---------- GIVEN RECORDS ----------
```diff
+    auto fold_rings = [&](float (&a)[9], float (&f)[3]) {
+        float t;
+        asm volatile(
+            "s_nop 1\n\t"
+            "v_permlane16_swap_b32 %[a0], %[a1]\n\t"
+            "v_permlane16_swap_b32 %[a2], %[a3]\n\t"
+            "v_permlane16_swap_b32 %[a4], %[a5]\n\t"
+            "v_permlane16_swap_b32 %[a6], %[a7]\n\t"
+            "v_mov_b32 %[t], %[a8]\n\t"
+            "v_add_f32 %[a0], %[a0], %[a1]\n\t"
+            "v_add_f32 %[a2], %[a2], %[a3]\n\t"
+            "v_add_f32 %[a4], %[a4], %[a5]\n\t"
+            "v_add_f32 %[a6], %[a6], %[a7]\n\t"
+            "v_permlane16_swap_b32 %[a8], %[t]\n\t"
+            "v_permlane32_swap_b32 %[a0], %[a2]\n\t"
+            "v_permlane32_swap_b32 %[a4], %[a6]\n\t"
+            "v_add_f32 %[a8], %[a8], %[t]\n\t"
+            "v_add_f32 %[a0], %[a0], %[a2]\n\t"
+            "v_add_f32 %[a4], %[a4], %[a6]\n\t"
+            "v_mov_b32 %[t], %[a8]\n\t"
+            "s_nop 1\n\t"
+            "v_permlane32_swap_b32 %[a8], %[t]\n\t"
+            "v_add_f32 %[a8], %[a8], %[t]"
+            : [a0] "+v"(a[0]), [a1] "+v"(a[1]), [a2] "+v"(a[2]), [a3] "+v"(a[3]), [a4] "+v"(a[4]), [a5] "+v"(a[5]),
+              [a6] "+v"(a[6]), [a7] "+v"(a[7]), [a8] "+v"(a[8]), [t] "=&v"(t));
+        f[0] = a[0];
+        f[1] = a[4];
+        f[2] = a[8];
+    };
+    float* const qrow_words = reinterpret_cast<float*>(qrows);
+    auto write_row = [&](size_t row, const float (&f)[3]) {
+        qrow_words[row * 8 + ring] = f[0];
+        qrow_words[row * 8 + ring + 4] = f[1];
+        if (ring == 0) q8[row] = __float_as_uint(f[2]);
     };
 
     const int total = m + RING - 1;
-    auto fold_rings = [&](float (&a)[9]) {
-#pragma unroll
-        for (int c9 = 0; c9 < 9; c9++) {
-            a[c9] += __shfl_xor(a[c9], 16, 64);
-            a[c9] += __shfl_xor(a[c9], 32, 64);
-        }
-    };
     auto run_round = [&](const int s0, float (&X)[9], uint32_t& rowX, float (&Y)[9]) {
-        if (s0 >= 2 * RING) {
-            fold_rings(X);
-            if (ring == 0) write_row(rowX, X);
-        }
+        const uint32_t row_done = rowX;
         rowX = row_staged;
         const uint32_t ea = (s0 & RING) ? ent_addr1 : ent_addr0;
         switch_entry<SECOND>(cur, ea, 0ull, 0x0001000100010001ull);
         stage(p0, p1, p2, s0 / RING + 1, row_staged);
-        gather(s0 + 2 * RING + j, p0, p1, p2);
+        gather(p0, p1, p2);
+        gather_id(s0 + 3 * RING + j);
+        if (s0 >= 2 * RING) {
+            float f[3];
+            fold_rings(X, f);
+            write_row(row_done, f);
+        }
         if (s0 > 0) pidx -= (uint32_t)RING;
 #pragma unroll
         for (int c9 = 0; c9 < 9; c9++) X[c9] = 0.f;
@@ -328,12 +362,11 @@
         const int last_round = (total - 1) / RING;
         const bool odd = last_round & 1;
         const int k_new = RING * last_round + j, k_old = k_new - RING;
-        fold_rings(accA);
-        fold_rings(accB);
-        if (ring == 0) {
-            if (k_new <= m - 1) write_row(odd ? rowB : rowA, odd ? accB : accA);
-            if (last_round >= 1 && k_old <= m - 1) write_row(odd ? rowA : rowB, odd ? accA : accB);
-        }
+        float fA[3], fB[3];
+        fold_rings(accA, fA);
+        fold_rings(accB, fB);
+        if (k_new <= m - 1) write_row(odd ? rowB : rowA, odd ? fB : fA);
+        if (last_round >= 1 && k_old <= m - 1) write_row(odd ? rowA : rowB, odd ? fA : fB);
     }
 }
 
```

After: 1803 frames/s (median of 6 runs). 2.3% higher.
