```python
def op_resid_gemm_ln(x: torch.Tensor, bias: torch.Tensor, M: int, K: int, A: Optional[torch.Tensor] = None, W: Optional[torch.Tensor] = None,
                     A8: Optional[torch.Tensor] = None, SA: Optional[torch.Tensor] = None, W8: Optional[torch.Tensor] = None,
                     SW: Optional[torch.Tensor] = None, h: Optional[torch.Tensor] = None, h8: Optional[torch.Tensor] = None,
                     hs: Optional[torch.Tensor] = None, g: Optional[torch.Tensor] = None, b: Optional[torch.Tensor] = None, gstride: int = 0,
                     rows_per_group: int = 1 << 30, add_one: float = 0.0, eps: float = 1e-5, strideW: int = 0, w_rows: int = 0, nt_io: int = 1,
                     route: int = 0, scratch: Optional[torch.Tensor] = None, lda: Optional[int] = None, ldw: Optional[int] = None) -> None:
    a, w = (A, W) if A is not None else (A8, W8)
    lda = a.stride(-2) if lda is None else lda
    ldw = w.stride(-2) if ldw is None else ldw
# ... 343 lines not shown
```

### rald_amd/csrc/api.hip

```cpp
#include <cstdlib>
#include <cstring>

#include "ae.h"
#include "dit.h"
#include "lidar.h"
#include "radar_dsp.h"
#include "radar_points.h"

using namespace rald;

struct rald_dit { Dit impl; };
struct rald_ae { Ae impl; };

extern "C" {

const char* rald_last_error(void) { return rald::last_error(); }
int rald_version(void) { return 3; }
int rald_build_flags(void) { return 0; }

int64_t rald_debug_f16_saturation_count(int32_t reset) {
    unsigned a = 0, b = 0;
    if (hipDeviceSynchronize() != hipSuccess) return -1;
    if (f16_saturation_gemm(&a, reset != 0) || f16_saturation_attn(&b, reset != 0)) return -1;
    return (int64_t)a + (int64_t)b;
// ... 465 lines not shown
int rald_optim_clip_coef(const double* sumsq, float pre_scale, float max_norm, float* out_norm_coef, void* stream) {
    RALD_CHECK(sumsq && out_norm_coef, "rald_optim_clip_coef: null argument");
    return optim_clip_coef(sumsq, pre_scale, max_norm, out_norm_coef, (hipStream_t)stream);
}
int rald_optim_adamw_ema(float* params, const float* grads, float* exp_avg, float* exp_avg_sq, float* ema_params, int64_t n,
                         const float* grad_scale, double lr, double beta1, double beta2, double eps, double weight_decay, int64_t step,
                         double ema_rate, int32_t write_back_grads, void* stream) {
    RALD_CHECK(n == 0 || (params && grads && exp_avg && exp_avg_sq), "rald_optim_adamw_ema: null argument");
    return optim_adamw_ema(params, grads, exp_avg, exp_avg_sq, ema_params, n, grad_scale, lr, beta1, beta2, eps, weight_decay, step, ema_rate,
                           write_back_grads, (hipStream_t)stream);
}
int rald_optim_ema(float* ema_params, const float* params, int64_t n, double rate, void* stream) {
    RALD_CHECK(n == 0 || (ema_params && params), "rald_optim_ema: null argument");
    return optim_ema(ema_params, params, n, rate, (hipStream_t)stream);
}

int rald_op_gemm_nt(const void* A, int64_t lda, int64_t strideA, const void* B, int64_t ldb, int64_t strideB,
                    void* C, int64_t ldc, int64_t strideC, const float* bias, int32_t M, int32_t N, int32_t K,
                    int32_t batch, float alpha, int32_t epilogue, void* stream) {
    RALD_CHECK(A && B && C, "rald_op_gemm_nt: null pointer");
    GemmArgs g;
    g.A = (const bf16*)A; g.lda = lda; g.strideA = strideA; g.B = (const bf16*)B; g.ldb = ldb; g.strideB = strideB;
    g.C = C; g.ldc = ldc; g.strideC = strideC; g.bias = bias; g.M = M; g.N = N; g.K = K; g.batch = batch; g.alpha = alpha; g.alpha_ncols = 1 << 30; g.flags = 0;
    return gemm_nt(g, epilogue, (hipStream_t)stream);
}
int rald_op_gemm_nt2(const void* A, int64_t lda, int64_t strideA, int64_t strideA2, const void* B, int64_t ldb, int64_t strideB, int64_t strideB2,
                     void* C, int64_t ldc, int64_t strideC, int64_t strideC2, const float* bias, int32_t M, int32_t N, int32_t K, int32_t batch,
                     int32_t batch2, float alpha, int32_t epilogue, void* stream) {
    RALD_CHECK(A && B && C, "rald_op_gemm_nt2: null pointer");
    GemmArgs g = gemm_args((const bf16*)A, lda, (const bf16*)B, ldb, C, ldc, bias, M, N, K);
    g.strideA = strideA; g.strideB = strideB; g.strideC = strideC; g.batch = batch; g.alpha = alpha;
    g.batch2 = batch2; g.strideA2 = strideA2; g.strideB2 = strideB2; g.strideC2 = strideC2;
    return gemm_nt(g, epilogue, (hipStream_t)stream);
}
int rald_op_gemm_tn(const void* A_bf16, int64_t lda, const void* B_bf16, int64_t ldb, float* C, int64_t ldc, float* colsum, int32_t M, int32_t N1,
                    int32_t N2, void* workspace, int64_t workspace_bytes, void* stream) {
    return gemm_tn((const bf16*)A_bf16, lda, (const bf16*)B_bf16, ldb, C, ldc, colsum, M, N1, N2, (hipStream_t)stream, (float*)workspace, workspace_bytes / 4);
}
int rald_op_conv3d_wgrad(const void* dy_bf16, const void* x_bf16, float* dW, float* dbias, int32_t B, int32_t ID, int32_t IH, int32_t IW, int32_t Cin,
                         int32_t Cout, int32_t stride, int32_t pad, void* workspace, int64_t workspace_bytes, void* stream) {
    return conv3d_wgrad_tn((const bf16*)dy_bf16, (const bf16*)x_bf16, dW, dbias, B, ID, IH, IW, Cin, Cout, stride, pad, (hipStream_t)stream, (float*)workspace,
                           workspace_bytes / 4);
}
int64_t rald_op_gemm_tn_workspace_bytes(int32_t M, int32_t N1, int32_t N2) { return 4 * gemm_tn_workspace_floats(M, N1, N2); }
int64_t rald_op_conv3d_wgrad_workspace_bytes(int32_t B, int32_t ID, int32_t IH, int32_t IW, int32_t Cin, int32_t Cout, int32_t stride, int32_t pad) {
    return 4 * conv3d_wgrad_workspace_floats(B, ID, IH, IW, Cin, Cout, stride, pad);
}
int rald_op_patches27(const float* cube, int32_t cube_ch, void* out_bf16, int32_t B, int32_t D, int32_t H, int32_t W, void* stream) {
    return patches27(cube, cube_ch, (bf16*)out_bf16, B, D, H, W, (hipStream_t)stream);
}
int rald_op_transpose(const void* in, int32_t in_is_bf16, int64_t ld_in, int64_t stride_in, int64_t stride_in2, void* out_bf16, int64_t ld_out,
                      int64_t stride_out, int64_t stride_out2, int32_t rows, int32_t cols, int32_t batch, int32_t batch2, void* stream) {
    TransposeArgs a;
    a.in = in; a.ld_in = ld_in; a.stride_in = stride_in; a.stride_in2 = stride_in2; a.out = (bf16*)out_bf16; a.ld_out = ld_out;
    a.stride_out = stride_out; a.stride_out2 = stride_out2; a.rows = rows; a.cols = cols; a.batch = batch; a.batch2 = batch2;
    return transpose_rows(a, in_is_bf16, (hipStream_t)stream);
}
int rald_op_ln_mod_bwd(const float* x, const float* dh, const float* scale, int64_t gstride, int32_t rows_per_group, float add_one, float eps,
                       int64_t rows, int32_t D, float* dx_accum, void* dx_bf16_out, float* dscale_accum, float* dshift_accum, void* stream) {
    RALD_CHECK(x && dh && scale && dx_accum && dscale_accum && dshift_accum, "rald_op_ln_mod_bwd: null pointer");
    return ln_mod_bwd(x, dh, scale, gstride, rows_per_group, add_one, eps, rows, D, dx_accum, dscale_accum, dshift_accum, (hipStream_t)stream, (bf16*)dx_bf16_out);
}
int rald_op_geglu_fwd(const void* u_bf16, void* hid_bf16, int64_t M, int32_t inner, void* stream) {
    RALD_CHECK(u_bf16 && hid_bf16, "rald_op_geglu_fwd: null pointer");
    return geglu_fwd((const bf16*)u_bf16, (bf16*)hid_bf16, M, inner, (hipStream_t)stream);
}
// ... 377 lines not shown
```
----------
### WHAT TO WORK ON:
State how many lines in the records above contain the word "argument". Write the number alone.

### SOLUTION TO THIS PROBLEM:
3